How did we end up parsing Savvyday 29 Oatmeal 94 as Saturday 29 October 1994?
Some time ago, we learned that the
InternetTimeToSystemTime function manages to parse “Savvyday 29 Oatmeal 94” as “Saturday 29 October 1994”. How did that happen? Is it finding the date with the shortest English Levenshtein distance?
Nothing that fancy.
Warning: This article discusses implementation details, which are not contractual. The algorithm is subject to change in the future. The only thing that
InternetTimeToSystemTime formally guarantees is that it can parse properly-formatted HTTP timestamps.
The parsing is very simple. The official format for HTTP date strings is
- DayOfWeek, Day Month Year Hour Minute Second GMT
In practice, not everybody follows the rules, so the parser accepts these three formats:
- DayOfWeek Day Month Year Hour Minute Second TZ
- DayOfWeek Month Day Hour Minute Second TZ Year
- DayOfWeek Month Day Hour Minute Second Year TZ
After discarding non-alphanumerics, the parser takes each word in the input string and converts it to a number somehow. If it consists of digits, then it’s parsed to a number in the usual way. If it consists of alphabetics, then it’s parsed to a number by trying to match it against the list of valid tokens:
|Sun = 0||Jan = 1||Jul = 7||GMT|
|Mon = 1||Feb = 2||Aug = 8||UTC|
|Tue = 2||Mar = 3||Sep = 9|
|Wed = 3||Apr = 4||Oct = 10|
|Thu = 4||May = 5||Nov = 11|
|Fri = 5||Jun = 6||Dec = 12|
|Sat = 7|
If no match is found, then we look for an entry which shares the most initial characters with the word being parsed. If there is a unique such entry, then the parsed value is as given in the table. If there is no such entry, or the longest match is not unique, then parsing fails.¹
Since there only one time zone permitted in HTTP time/date strings, all we have to remember is “Yup, it’s a time zone. There’s a time zone marker here.”
For example, the string “Savvyday” is not in the above table, but it does share the following prefixes:
|Length 1||Length 2|
The longest match is length 2, and there’s only one such match, so the word “Savvyday” is parsed as if it were “Sat”.
Similarly, “Oatmeal” has only one match: Oct (length 1).
After everything is parsed into a number, we decide which of the three formats we are looking at.
If the second word was parsed from digits, then we are in case 1. If the seventh word was parsed from letters, then we are in case 2. Otherwise, we are in case 3.
Once we’ve decided what case we’re in, we know where the year is. If the caller provided a two-digit year, upgrade it to a four-digit year.

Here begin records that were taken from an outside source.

diff --git a/vnect_amd/csrc/conv.hip b/vnect_amd/csrc/conv.hip
--- a/vnect_amd/csrc/conv.hip
+++ b/vnect_amd/csrc/conv.hip
@@ -104,15 +104,20 @@
 #endif
 
 typedef __attribute__((address_space(3))) unsigned lds_u32;
+constexpr int LIVE_OS_MASK = 0xff, LIVE_HALF = 0x200, LIVE_DEAD_SHIFT = 16;
 __device__ __forceinline__ void live_fill(const ConvArgs& a, int M, int Wo, int Ho, unsigned mg_wo, unsigned mg_ho, int m0, int lane, lds_u32* tab)
 {
-    const int m = m0 + lane;
-    const bool ok = m < M;
+    const int osf = a.os, os = osf & LIVE_OS_MASK;
+    const bool half = (osf & LIVE_HALF) != 0;
+    const int m = (half ? m0 >> 1 : m0) + lane;
+    const bool ok = m < M && !(half && lane >= 32);
     const int mm = ok ? m : 0;
     const int t = fdiv(mm, mg_wo, Wo), ox = mm - t * Wo;
     const int sI = fdiv(t, mg_ho, Ho), oy = t - sI * Ho;
-    const int pix = (sI * a.OH + oy * a.os) * a.OW + ox * a.os;
-    tab[lane] = ok ? (unsigned)(pix * a.ldc) * 4u : 0x80000000u;
+    const int pix = (sI * a.OH + oy * os) * a.OW + ox * os;
+    const int dmask = (int)((unsigned)osf >> LIVE_DEAD_SHIFT);
+    const bool keep = ok && ((oy | ox) & dmask) == 0;
+    tab[lane] = keep ? (unsigned)(pix * a.ldc) * 4u : 0x80000000u;
 }
 #if defined(__HIP_DEVICE_COMPILE__)
 __device__ __forceinline__ unsigned bload_u32(srd_t r, unsigned voff, unsigned soff) { return __builtin_amdgcn_raw_buffer_load_b32(r, (int)voff, (int)soff, 0); }
@@ -718,8 +723,13 @@
             }
 #pragma unroll
             for (int i = 0; i < (SPAN ? 0 : ARB); i++) {
-                const int mraw = it.m0 + srow + 32 * i;
-                const bool live = mraw < h.M;
+                int mraw = it.m0 + srow + 32 * i;
+                bool live = mraw < h.M;
+                if constexpr (LIVE) {
+                    const bool half = (a.os & LIVE_HALF) != 0;
+                    mraw = half ? (it.m0 >> 1) + srow : mraw;
+                    live = mraw < h.M && !(half && i == 1);
+                }
                 const int m = live ? mraw : 0;
                 const int t = fdiv(m, h.mg_wo, h.Wo), ox = m - t * h.Wo;
                 const int s = fdiv(t, h.mg_ho, h.Ho), oy = t - s * h.Ho;
@@ -828,18 +838,24 @@
         const bool live = LIVE && a.os != 1;
         if constexpr (TAIL && !WIDE) {
             const int mb2 = decode(0).m0 + wm2 * 32 + 4 * (lane >> 5);
+            int cbf = 2 + g2;
             if (live) {
                 if constexpr (LIVE) {
                     live_fill(a, h.M, h.Wo, h.Ho, h.mg_wo, h.mg_ho, decode(0).m0, lane, ltab);
                     const srd_t srdR = make_srd(a.resid);
-                    live_load_resid(srdR, ltab, wm2 * 32 + 4 * (lane >> 5), 2 + g2, lane, T.rw[0]);
-                    live_load_resid(srdR, ltab, wm2 * 32 + 4 * (lane >> 5), 4 + g2, lane, T.rw[1]);
+                    if ((a.os & LIVE_HALF) != 0) {
+                        cbf = 4 + wave;
+                        live_load_resid(srdR, ltab, 4 * (lane >> 5), cbf, lane, T.rw[0]);
+                    } else {
+                        live_load_resid(srdR, ltab, wm2 * 32 + 4 * (lane >> 5), 2 + g2, lane, T.rw[0]);
+                        live_load_resid(srdR, ltab, wm2 * 32 + 4 * (lane >> 5), 4 + g2, lane, T.rw[1]);
+                    }
                 }
             } else {
                 tail_load_resid<BF>(a, mb2, 2 + g2, lane, T.rw[0]);
                 tail_load_resid<BF>(a, mb2, 4 + g2, lane, T.rw[1]);
             }
-            tail_load_b<BF>(a, 2 + g2, lane, T.Bf);
+            tail_load_b<BF>(a, cbf, lane, T.Bf);
         }
         const bool pst = P2 && threadIdx.x == 256 && blockIdx.x == 0;
         if (pst) prof[22] = __builtin_amdgcn_s_memrealtime();
@@ -912,14 +928,15 @@
                     }
                 }
             } else {
-                bool live2 = false;
+                bool live2 = false, half2 = false;
                 if constexpr (LIVE) {
                     int os2;
                     asm volatile("s_load_dword %0, %1, %2\n\ts_waitcnt lgkmcnt(0)" : "=s"(os2) : "s"(__builtin_amdgcn_kernarg_segment_ptr()), "n"(offsetof(ConvArgs, os)) : "memory");
-                    live2 = os2 != 1;
+                    live2 = os2 != 1, half2 = (os2 & LIVE_HALF) != 0;
                 }
                 if (live2) live_fill(a, h.M, h.Wo, h.Ho, h.mg_wo, h.mg_ho, decode(0).m0, lane, ltab);
-                tail_gemm<BF, 3, true, CHAIN>(a, smem, decode(0).m0, wm2, 2 + g2, 2, lane, T, live2 ? ltab : nullptr);
+                if (LIVE && half2) tail_gemm<BF, 1, true, CHAIN>(a, smem, decode(0).m0, 0, 4 + wave, 0, lane, T, ltab);
+                else tail_gemm<BF, 3, true, CHAIN>(a, smem, decode(0).m0, wm2, 2 + g2, 2, lane, T, live2 ? ltab : nullptr);
                 if constexpr (CHAIN) chain_narrow<BF>(a, smem, decode(0).m0, wave, lane);
                 else if constexpr (BF) {
                     if (tail_staged<BF>(a)) {
@@ -1331,7 +1348,8 @@
                 lds_u32* const ltab = (lds_u32*)smem + (NS - 1) * STAGE + wave * 64;
                 const bool live = LIVE && c.os != 1;
                 if (live) live_fill(a, h.M, h.Wo, h.Ho, h.mg_wo, h.mg_ho, it.m0, lane, ltab);
-                tail_gemm<BF, 1, false, CHAIN>(a, smem, it.m0, wm2, g2, 0, lane, T, live ? ltab : nullptr);
+                const bool half = LIVE && (c.os & LIVE_HALF) != 0;
+                tail_gemm<BF, 1, false, CHAIN>(a, smem, it.m0, half ? 0 : wm2, half ? wave : g2, 0, lane, T, live ? ltab : nullptr);
                 if constexpr (CHAIN) {
                     asm volatile("s_waitcnt lgkmcnt(0)" ::: "memory");
                     __builtin_amdgcn_s_barrier();
@@ -1608,17 +1626,29 @@
     if (a.cpt % KG != 0 || a.Npad % BN != 0) return hipErrorInvalidValue;
     a.cpt /= KG;
     int live_grid = 0;
+    bool live_half = false;
     if (a.live_s != 0) {
         const bool form = BM == 64 && BN == 64 && KG == 1 && a.tail_n == 256 && !a.bf16 && !a.x3 && a.chain_n == 0 && !a.bone;
-        if (!form || a.live_s < 2 || !a.resid || a.ldr != a.ldc || a.Nvalid != a.tail_n || a.stride != 1 || a.os != 1 || a.nphase != 1 || a.ksplit != 1 ||
+        if (!form || a.live_s < 2 || a.live_s > LIVE_OS_MASK || !a.resid || a.ldr != a.ldc || a.Nvalid != a.tail_n || a.stride != 1 || a.os != 1 || a.nphase != 1 || a.ksplit != 1 ||
             a.tapgrid != 3 || a.OH != a.Ho || a.OW != a.Wo || a.H != a.Ho || a.W != a.Wo)
             return hipErrorInvalidValue;
         live_grid = ((a.M + BM - 1) / BM) * (a.Npad / BN);
         a.stride = a.os = a.live_s;
         a.Ho = (a.Ho + a.live_s - 1) / a.live_s, a.Wo = (a.Wo + a.live_s - 1) / a.live_s;
         a.M = a.S * a.Ho * a.Wo;
-    }
-    a.tiles_m = (a.M + BM - 1) / BM, a.tiles_n = a.Npad / BN;
+        static const bool no_half = getenv("VNECT_NO_HALF_TILES") != nullptr;
+        const int tiles32 = (a.M + 31) / 32;
+        live_half = !no_half && tiles32 <= g_cus && tiles32 <= live_grid;
+        if (live_half) a.os |= LIVE_HALF;
+    }
+    if (a.dead_s != 0) {
+        const bool form = BM == 64 && BN == 64 && KG == 1 && a.tail_n == 256 && !a.bf16 && !a.x3 && a.chain_n == 0 && !a.bone;
+        if (!form || a.live_s != 0 || a.dead_s < 2 || a.dead_s > 0x4000 || (a.dead_s & (a.dead_s - 1)) != 0 || !a.resid || a.ldr != a.ldc || a.Nvalid != a.tail_n || a.stride != 1 ||
+            a.os != 1 || a.nphase != 1 || a.ksplit != 1 || a.tapgrid != 3 || a.OH != a.Ho || a.OW != a.Wo || a.H != a.Ho || a.W != a.Wo)
+            return hipErrorInvalidValue;
+        a.os = 1 | ((a.dead_s - 1) << LIVE_DEAD_SHIFT);
+    }
+    a.tiles_m = live_half ? (a.M + 31) / 32 : (a.M + BM - 1) / BM, a.tiles_n = a.Npad / BN;
     auto magic = [](int d) { return (unsigned)((0x100000000ull + (unsigned)d - 1) / (unsigned)d); };
     a.mg_wo = magic(a.Wo), a.mg_ho = magic(a.Ho), a.mg_tn = magic(a.tiles_n), a.mg_tm = magic(a.tiles_m);
     a.mg_ks = magic(a.ksplit), a.mg_cpt = magic(a.cpt);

Finally, we copy the fields into the output structure. If a field is missing, it is taken from the current date and time.
That’s it. Nothing fancy. The algorithm is optimized for the case where the string follows the correct format. If you pass something that’s not in the correct format, it does what it can. Sometimes it even comes up with something vaguely sensible!
¹ If you think about it, this can be done very quickly by a simple decision tree:
² For example, Friday Friday Friday Friday Friday Friday Friday Friday parses to “day 5 of month 5 year 5, hour 5 minute 5, and 5 seconds” or “May 5, 2005 at 05:05:05 GMT”.